• DATASET EXTRACT:

#####

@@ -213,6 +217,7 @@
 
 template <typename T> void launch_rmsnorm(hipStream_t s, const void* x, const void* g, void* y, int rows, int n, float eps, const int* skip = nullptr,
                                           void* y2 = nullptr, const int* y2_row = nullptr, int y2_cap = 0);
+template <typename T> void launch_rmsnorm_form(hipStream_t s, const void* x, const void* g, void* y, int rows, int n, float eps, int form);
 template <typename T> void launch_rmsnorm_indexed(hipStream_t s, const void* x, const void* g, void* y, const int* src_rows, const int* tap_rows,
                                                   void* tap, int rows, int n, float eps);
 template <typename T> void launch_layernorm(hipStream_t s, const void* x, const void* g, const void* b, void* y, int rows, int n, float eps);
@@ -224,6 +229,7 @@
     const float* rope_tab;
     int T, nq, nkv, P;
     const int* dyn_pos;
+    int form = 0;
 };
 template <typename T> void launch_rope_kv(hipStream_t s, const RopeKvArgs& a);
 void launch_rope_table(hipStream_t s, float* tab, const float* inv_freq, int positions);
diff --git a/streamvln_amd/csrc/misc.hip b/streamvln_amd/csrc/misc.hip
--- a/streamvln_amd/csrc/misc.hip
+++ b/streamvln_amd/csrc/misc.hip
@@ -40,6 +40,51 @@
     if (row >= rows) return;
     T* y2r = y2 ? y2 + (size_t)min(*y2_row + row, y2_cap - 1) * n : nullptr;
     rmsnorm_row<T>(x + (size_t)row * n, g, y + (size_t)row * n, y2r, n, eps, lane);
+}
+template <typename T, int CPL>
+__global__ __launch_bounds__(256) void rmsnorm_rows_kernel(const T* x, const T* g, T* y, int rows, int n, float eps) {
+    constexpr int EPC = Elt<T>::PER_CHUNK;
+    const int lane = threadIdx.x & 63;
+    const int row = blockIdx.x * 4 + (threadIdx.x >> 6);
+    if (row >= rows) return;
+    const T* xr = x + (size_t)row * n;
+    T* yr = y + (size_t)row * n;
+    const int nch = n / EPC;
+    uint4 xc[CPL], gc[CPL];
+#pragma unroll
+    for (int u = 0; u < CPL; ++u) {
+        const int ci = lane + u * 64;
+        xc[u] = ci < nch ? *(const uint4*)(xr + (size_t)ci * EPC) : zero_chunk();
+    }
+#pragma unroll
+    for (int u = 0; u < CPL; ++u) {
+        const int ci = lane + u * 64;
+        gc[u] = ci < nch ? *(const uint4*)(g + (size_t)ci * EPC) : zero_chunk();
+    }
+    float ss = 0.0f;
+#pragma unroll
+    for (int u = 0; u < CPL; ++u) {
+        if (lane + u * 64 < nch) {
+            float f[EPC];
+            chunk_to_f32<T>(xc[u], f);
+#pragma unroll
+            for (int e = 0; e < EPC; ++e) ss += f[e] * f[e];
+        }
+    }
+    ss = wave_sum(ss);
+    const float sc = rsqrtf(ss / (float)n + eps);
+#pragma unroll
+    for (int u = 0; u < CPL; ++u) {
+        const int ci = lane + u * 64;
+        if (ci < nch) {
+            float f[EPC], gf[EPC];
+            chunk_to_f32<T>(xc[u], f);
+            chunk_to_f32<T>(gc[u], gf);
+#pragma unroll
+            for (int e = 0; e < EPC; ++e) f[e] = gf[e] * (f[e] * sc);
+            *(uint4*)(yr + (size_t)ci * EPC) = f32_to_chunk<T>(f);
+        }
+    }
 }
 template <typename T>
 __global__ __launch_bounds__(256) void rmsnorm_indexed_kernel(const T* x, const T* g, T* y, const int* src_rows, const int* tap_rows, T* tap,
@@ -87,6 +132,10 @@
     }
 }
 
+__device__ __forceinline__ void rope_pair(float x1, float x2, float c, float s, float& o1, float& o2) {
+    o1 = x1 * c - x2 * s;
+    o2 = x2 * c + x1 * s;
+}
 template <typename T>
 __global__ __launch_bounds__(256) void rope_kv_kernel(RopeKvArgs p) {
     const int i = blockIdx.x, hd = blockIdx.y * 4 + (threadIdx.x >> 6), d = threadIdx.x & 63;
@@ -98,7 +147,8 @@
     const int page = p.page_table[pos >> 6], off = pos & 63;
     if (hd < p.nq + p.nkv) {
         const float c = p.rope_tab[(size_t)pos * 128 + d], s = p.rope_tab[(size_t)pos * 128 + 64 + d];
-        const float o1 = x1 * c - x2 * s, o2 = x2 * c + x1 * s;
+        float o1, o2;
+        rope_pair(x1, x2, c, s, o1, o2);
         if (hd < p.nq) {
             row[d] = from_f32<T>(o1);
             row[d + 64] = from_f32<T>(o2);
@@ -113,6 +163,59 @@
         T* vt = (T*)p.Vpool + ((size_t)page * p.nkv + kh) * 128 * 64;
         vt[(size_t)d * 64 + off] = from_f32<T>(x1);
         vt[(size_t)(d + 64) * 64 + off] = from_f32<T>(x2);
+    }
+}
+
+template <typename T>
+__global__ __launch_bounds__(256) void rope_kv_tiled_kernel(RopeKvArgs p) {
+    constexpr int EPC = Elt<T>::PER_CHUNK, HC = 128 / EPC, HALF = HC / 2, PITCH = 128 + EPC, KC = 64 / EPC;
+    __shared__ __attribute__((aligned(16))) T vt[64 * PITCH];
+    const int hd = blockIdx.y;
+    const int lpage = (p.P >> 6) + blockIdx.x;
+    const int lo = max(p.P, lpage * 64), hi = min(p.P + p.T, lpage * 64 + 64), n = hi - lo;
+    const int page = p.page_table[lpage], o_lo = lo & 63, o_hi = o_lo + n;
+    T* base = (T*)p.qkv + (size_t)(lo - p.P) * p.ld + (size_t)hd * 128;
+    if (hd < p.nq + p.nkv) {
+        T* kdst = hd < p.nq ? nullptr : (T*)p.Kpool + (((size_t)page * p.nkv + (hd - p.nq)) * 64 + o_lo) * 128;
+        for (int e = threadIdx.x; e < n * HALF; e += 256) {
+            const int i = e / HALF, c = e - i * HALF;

#####

• TASK PROMPT: Once the lines of the entries containing the word "HALF" have been counted, report the number alone.

• WRITTEN RESPONSE: 3